The central conflict in the story is between Slade Wilson and his son Jericho. It’s a common occurrence for villains to have conflicting relationships with their children. The presence of evil in a family system causes problems. What makes this interesting is Slade’s willingness to do anything to find answers as to how to get his technology back – as if he cares more about being Deathstroke than his own children. See the fight at the end of the issue as evidence. What will be even more interesting is to what extent Jericho is willing to hand over the power-enhancing technology that Slade desperately wants.
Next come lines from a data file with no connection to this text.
template <int N> __device__ __forceinline__ i64s pf_pick(const PF<N> &g, i64s idx) {
  const int r = (int)(idx & (N - 1));
  if (N == 2) return r ? g.a[1] : g.a[0];
  const i64s lo = (r & 1) ? g.a[1] : g.a[0];
  const i64s hi = (r & 1) ? g.a[N - 1] : g.a[N - 2];
  return (r & 2) ? hi : lo;
}
template <int N> __device__ __forceinline__ PF<N> pf_compose(const PF<N> &f, const PF<N> &g) {
  PF<N> r;
#pragma unroll
  for (int i = 0; i < N; i++) r.a[i] = f.a[i] + pf_pick<N>(g, (i64s)i + f.a[i]);
  return r;
}
__device__ __forceinline__ i64s pf_apply(i64s k, double x, bool coarse) {
  const double fl = floor(x);
  const i64s X = (i64s)fl;
  const double fr = x - fl;
  if (!coarse) {
    const i64s m = X + (fr > 0.5 ? 1 : 0);
    return k + m + (((fr == 0.5) && ((k + m) & 1)) ? 1 : 0);
  }
  const i64s Y = X + (k & 1);
  const bool odd = (Y & 1) != 0;
  const i64s q = (k >> 1) + (Y >> 1) + ((odd && fr > 0.0) ? 1 : 0);
  return 2 * (q + ((odd && fr == 0.0 && (q & 1)) ? 1 : 0));
}
template <int N> __device__ __forceinline__ PF<N> pf_term(double x, bool coarse) {
  const double fl = floor(x);
  const i64s X = (i64s)fl;
  const double fr = x - fl;
  PF<N> f;
  if (N == 2 || !coarse) {
    const i64s m = X + (fr > 0.5 ? 1 : 0);
    const bool tie = fr == 0.5;
#pragma unroll
    for (int r = 0; r < N; r++) f.a[r] = m + ((tie && ((r + m) & 1)) ? 1 : 0);
  } else {
#pragma unroll
    for (int b = 0; b < 2; b++) {
      const i64s Y = X + b;
      const bool odd = (Y & 1) != 0;
      const i64s m = (Y >> 1) + ((odd && fr > 0.0) ? 1 : 0);
      const bool tie = odd && fr == 0.0;
#pragma unroll
      for (int qp = 0; qp < 2; qp++) f.a[(2 * qp + b) & (N - 1)] = 2 * (m + ((tie && ((qp + m) & 1)) ? 1 : 0)) - b;
    }
  }
  return f;
}

struct SegSmem {
  u32 F[256];
  u32 Hn[SG_WARPS][256];
  u32 Ho[SG_WARPS][256];
  u16 Pn[SG_WARPS][256];
  u16 Po[SG_WARPS][256];
  double terms[SG_THREADS * 4];
  double series[SG_THREADS];
  i64s wtot[SG_WARPS][4];
  double cutval[2];
  double restartE;
  u32 first[2];
  u32 firstbad;
  u8 bn[SG_THREADS], bo[SG_THREADS];
  u32 pm_lt[8][32], pm_le[8][32];
  double entropy;
};

template <int N> __device__ __forceinline__ void seg_scan(SegSmem &S, double E, double scale, double split, bool part,
                                                          const double (&d)[4], i64s &kb, i64s &k, bool &mybad) {
  const u32 l = lane_id(), w = warp_id();
  const i64s K0 = (i64s)(E * scale);
  u32 coarse = 0;
  PF<N> inc, mine_f;
  {
    double v = E;
#pragma unroll
    for (int j = 0; j < 4; j++) {
      v += d[j];
      const bool cj = N == 4 && part && v >= split;
      coarse |= (u32)cj << j;
      const PF<N> fj = pf_term<N>(part ? d[j] * scale : 0.0, cj);
      inc = j == 0 ? fj : pf_compose<N>(inc, fj);
    }
    mine_f = inc;
  }
#pragma unroll
  for (int o = 1; o < 32; o <<= 1) {
    PF<N> nb;
#pragma unroll
    for (int r = 0; r < N; r++) nb.a[r] = __shfl_up_sync(0xffffffffu, inc.a[r], o);
    if (l >= (u32)o) inc = pf_compose<N>(nb, inc);
  }
  if (l == 31) {
#pragma unroll
    for (int r = 0; r < N; r++) S.wtot[w][r] = inc.a[r];
  }
  PF<N> excl;
#pragma unroll
  for (int r = 0; r < N; r++) { excl.a[r] = __shfl_up_sync(0xffffffffu, inc.a[r], 1); if (l == 0) excl.a[r] = 0; }
  __syncthreads();
  PF<N> pre;
#pragma unroll
  for (int r = 0; r < N; r++) pre.a[r] = 0;
  for (u32 ww = 0; ww < w; ww++) {
    PF<N> g;
#pragma unroll
    for (int r = 0; r < N; r++) g.a[r] = S.wtot[ww][r];
    pre = pf_compose<N>(pre, g);
  }
  pre = pf_compose<N>(pre, excl);
  kb = K0 + pf_pick<N>(pre, K0);
  if (N == 2) {
    k = K0 + pf_pick<N>(pf_compose<N>(pre, mine_f), K0);
    mybad = false;
    return;
  }
  k = kb;
  const i64s lo = 1ll << 52, mid = 1ll << 53, hi = N == 2 ? mid : (1ll << 54);
  mybad = false;
#pragma unroll
  for (int j = 0; j < 4; j++) {
    const bool cj = ((coarse >> j) & 1u) != 0;
    k = pf_apply(k, d[j] * scale, cj);
    mybad = mybad || k < lo || k >= hi || (N == 4 && ((k >= mid) != cj));
  }
  mybad = mybad && part;
}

Like father like son is my guess. 

The art in this issue is solid. Specifically, the coloring makes the pencil work come to life. The highlight for me is a full panel spread that depicts Deathstroke bathed in flames and pulling a sword out of an object. The context is a Nova Scotia snow-covered landscape. The yellow and red flames and their reflection off the snowy mountainside is a nice contrast. 

Overall = 9/10

Final Impressions

This issue builds on the suspense of this story arc by giving the reader an explanation for Slade Wilson’s return from the dead and setting up a conflict with his son Jericho. The tie in to the Year of the Villain makes more sense in this issue then in other books due to Lex Luthor’s meeting with Jericho. It appears that Deathstroke could have a larger part to play in Luthor’s overall plans. I encourage fans of Deathstroke to jump on this book.